You should take a look at the Hyperion 610I and 610I Duo chargers. They have integrated balancers, charge up to 6S LiPo and will charge at up to 10 amps. The Duo is two complete chargers in one case, each with a 10 Amp output and 10 memories for each channel. Because of the integrated balancers, these chargers will charge faster than others that use an inline balancer. (That may not be an issue with the Turbo 35 if using the sensor leads.)

Actually, Hyperion has newer, higher capacity models out now, but I know the specs on these because I have them.


----------



## Fl Flash

speeddaddy said:


> Does this charger also balance the Lipo? If not it isn't worth the extra cost of a good balancer. Does it also support LiPoly, LiIon, LiFePO4, A123, LiMn, Pb and can you upgrade its software online as new battery chemistry comes out?


 Is there a Charger that does all that available now?

CEs Lipo Upgrade takes a Competition grade charger into the Lipo age, well worth the investment if you already have a CE GFX or Turbo.
I,m not sure I would go out and Buy a CE GFX for Lipo charging though?


----------



## OvalmanPA

Yes if someone were to be going out to buy a lipo specific charger in this day and age I don't know as I'd specifically recommend a GFX as there are other chargers that are just as capable and quite possibly cheaper. HOWEVER.....if a person already has a GFX and is looking to upgrade to lipo batteries then by all means I'd recommend the lipo update instead of a completely new charger.


----------



## gezer2u

Fl Flash said:


> Is there a Charger that does all that available now?

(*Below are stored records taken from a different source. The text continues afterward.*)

# hideki1217/rusTfhe

Hardware: AMD Instinct MI355X
Metric: HomNAND gates/sec (whole node), N=1024 (higher is better)
Workload: dtype f64

## Files before the change

### rustfhe_amd/csrc/rtfhe_body_pair_rr.hpp

```cpp
    typedef PairRrLds S;
    constexpr int LOGN = 10, SLOTS = S::SLOTS;
    typedef Geo<LOGN> G;
    constexpr int N = G::N, P = G::P, R = G::R, NT = 128 * SLOTS;
    constexpr uint32_t MA = decomp_add(L, BGBIT, decltype(tvs)::ROUNDED), MX = decomp_xor(L, BGBIT, decltype(tvs)::ROUNDED);
    static_assert(L == 3, "three rows per side are held in registers");
    extern __shared__ __align__(16) unsigned char smem[];
    const int tid = threadIdx.x, lane = tid & 63;
    const int wave = __builtin_amdgcn_readfirstlane(tid >> 6);
    const int slot = wave % SLOTS;
    const int side = wave / SLOTS;
    const int per = a.count / (int)gridDim.x, extra = a.count % (int)gridDim.x, wg = (int)blockIdx.x;
    const int gc = per + (wg < extra ? 1 : 0);
    const int g_first = wg * per + (wg < extra ? wg : extra);
    if (gc < SLOTS || gc > S::GMAX) return;

    cplx* tw = reinterpret_cast<cplx*>(smem);
    for (int idx = tid; idx < G::TW_TOTAL; idx += NT) tw[idx] = a.tw[idx];
    const cplx* twf = tw;
    const cplx* twi = tw + G::TW_DIR;

    unsigned char* sbase = smem + S::TW + (size_t)slot * S::SLOT;
    double* xb0 = reinterpret_cast<double*>(sbase);
    double* xb1 = xb0 + 2 * G::XSLOTS;
    double* myx = side ? xb1 : xb0;
    cplx* hand0 = reinterpret_cast<cplx*>(xb0) + lane;
    cplx* hand1 = reinterpret_cast<cplx*>(xb1) + lane;
    uint32_t* flags = reinterpret_cast<uint32_t*>(sbase + 2 * S::XB);
    uint32_t* done = reinterpret_cast<uint32_t*>(smem + S::TW + SLOTS * S::SLOT);
    unsigned char* gates0 = smem + S::TW + SLOTS * S::SLOT + S::DONE;
    const size_t gate_bytes = S::gate_bytes(a.npad);
    if (lane == 0) flags[side] = 0u;
    if (tid < 2 * S::GMAX) done[tid] = 0u;
    const unsigned my_flag = (unsigned)__builtin_amdgcn_readfirstlane((int)(unsigned)(size_t)(__attribute__((address_space(3))) uint32_t*)(flags + side));
    const unsigned partner_flag = (unsigned)__builtin_amdgcn_readfirstlane((int)(unsigned)(size_t)(__attribute__((address_space(3))) uint32_t*)(flags + (1 - side)));
    const unsigned done_side = (unsigned)__builtin_amdgcn_readfirstlane((int)(unsigned)(size_t)(__attribute__((address_space(3))) uint32_t*)(done + side));

    const int n = a.n;
    for (int gl = 0; gl < gc; gl++) {
        constexpr int SH = 32 - LOGN - 1;
        const GateIo io = gate_io(a, g_first + gl);
        uint16_t* ab = reinterpret_cast<uint16_t*>(gates0 + gl * gate_bytes + (size_t)2 * N * 4);
        for (int i = tid; i <= n; i += NT) {
            const uint32_t t = gate_linear(io.op, io.p0[i], io.p1[i], i == n);
            if constexpr (decltype(tvs)::MANY) ab[i] = (uint16_t)mod_switch<SH>(t, i == n, tv_shift(tvs));
            else ab[i] = (uint16_t)((i == n) ? (t >> SH) : ((t + (1u << (SH - 1))) >> SH));
        }
    }
    __syncthreads();
    for (int gl = 0; gl < gc; gl++) {
        uint32_t* acc = reinterpret_cast<uint32_t*>(gates0 + gl * gate_bytes);
        const auto tv = tv_row(tvs, g_first + gl, N);
        const int bbar = (int)reinterpret_cast<const uint16_t*>(acc + 2 * N)[n];
        for (int c = tid; c < N; c += NT) {
            const int e = (c + bbar) & (2 * N - 1);
            acc[c] = tv_word<LOGN>(tv, e);
            if constexpr (decltype(tvs)::ENC) acc[N + c] = tv_word_a<LOGN>(tv, e);
            else acc[N + c] = 0u;
        }
    }
    __syncthreads();

    const size_t trgsw_cplx = (size_t)2 * L * 2 * R * 64;
    cplx bA[R], bB[R];
    typedef unsigned int v4u __attribute__((ext_vector_type(4)));
    const __amdgpu_buffer_rsrc_t bk_rsrc = __builtin_amdgcn_make_buffer_rsrc(const_cast<cplx*>(a.bk), 0, 0x7fffffff, 0x00020000);
    const int lane16 = lane * 16;
    auto fetch = [&](cplx (&dst)[R], int step, int rc) {
        const size_t row = (size_t)step * trgsw_cplx + (size_t)((side * L + rc % L) * 2 + rc / L) * R * 64;
        const int s_lo = __builtin_amdgcn_readfirstlane((int)(row * sizeof(cplx)));
        const int s_hi = s_lo + (R / 2) * 64 * (int)sizeof(cplx);
        __builtin_amdgcn_sched_barrier(0);
#pragma unroll
        for (int m = 0; m < R / 2; m++) {
            const v4u v = __builtin_amdgcn_raw_buffer_load_b128(bk_rsrc, lane16 + m * 1024, s_lo, 0);
            dst[m] = make_double2(__longlong_as_double(((unsigned long long)v.y << 32) | v.x), __longlong_as_double(((unsigned long long)v.w << 32) | v.z));
        }
#pragma unroll
        for (int m = 0; m < R / 2; m++) {
            const v4u v = __builtin_amdgcn_raw_buffer_load_b128(bk_rsrc, lane16 + m * 1024, s_hi, 0);
            dst[R / 2 + m] = make_double2(__longlong_as_double(((unsigned long long)v.y << 32) | v.x), __longlong_as_double(((unsigned long long)v.w << 32) | v.z));
        }
        __builtin_amdgcn_sched_barrier(0);
    };
    if (a.steps > 0) {
        fetch(bA, 0, side ? 0 : 1);
        fetch(bB, 0, side ? 1 : 0);
    }
    constexpr int LOWER_AT = 2, RAISE_AT = 10;
    auto prio_point = [&](int point) {
        if (point == LOWER_AT) asm volatile("s_cmp_lg_u32 %0, 0\n\ts_cbranch_scc1 1f\n\ts_setprio 0\n1:" ::"s"(side) : "scc");
        if (point == RAISE_AT) asm volatile("s_cmp_lg_u32 %0, 0\n\ts_cbranch_scc1 1f\n\ts_setprio 2\n1:" ::"s"(side) : "scc");
    };
    if (side) __builtin_amdgcn_s_setprio(1); else __builtin_amdgcn_s_setprio(2);
    unsigned seq = 0;
    int gl = slot, i = 0;
#pragma unroll 1
    while (i < a.steps) {
        int gl2 = gl + SLOTS, i2 = i;
        if (gl2 >= gc) { gl2 -= gc; i2++; }
        const int nxt = (i2 < a.steps) ? i2 : i;
        uint32_t* poly = reinterpret_cast<uint32_t*>(gates0 + gl * gate_bytes) + side * N;
        const int r = __builtin_amdgcn_readfirstlane((int)reinterpret_cast<const uint16_t*>(gates0 + gl * gate_bytes + (size_t)2 * N * 4)[i]);
        const unsigned done_flag = done_side + 8u * (unsigned)gl;
        flag_wait(done_flag, (unsigned)i);
        int ln = lane;
        asm volatile("" : "+v"(ln));
        uint32_t own[2 * R], u[2 * R];
#pragma unroll
        for (int mm = 0; mm < 2 * R; mm++) own[mm] = poly[ln + 64 * mm];
        rotated_gather(u, own, poly, ln, r, MA, MX);
        double xr[L][R], xi[L][R];
#pragma unroll
        for (int jj = 0; jj < L; jj++) {
#pragma unroll
            for (int m = 0; m < R; m++) {
                xr[jj][m] = (double)decomp_digit(u[m], BGBIT, jj);
                xi[jj][m] = (double)decomp_digit(u[R + m], BGBIT, jj);
            }
        }
        auto pp1 = [&]() { prio_point(1); };
        fft_forward_multi_a<LOGN, L, true, decltype(pp1), true>(xr, xi, twf, myx, myx + G::XSLOTS, ln, pp1);
        prio_point(2);
        fft_forward_multi_b<LOGN, L, BOOT_TRIV>(xr, xi, twf);
        prio_point(5);

        double sre[R], sim[R];
        auto zero = [&]() {
#pragma unroll
            for (int m = 0; m < R; m++) { sre[m] = 0.0; sim[m] = 0.0; }
        };
        auto put = [&](cplx* h) {
#pragma unroll
            for (int m = 0; m < R; m++) h[m * 64] = make_double2(sre[m], sim[m]);
        };
        auto get = [&](const cplx* h) {
#pragma unroll
            for (int m = 0; m < R; m++) { const cplx v = h[m * 64]; sre[m] = v.x; sim[m] = v.y; }
        };

        if (side == 0) {
            mac_row_first<R>(sre, sim, bB, xr[0], xi[0]); fetch(bB, i, 2);
            mac_row<R>(sre, sim, bA, xr[1], xi[1]); fetch(bA, i, 3);
            mac_row<R>(sre, sim, bB, xr[2], xi[2]); fetch(bB, i, 4);
            put(hand0);
        }
        prio_point(6);
        seq++; flag_arrive(my_flag, seq); flag_wait(partner_flag, seq);
        prio_point(7);
        if (side == 0) zero(); else get(hand0);
        mac_row<R>(sre, sim, bA, xr[0], xi[0]); fetch(bA, i, side ? 2 : 5);
        mac_row<R>(sre, sim, bB, xr[1], xi[1]); fetch(bB, side ? i : nxt, side ? 3 : 0);
        mac_row<R>(sre, sim, bA, xr[2], xi[2]); fetch(bA, side ? i : nxt, side ? 4 : 1);
        put(side ? hand0 : hand1);
        prio_point(8);
        seq++; flag_arrive(my_flag, seq); flag_wait(partner_flag, seq);
        prio_point(9);
        if (side == 1) {
            get(hand1);
            mac_row<R>(sre, sim, bB, xr[0], xi[0]); fetch(bB, i, 5);
            mac_row<R>(sre, sim, bA, xr[1], xi[1]); fetch(bA, nxt, 0);
            mac_row<R>(sre, sim, bB, xr[2], xi[2]); fetch(bB, nxt, 1);
        } else {
            get(hand0);
        }

        fft_inverse<LOGN, 1, BOOT_TRIV>(sre, sim, twi, twi, myx, lane);
#pragma unroll
        for (int m = 0; m < R; m++) {
            const int c = lane + 64 * m;
            poly[c] = own[m] + trunc_to_torus(sre[m]);
            poly[c + P] = own[R + m] + trunc_to_torus(sim[m]);
        }
        wave_lds_sync();
        flag_arrive(done_flag, (unsigned)i + 1u);
        prio_point(10);
        gl = gl2; i = i2;
    }
    __builtin_amdgcn_s_setprio(0);
    __syncthreads();
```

There is a charger that will that. Unfortunately, it only charges at 4 amps. 

http://www.fmadirect.com/new_applications/multi4.html

There may be others.


----------



## ta_man

gezer2u said:


> There is a charger that will that. Unfortunately, it only charges at 4 amps.
> 
> http://www.fmadirect.com/new_applications/multi4.html
> 
> There may be others.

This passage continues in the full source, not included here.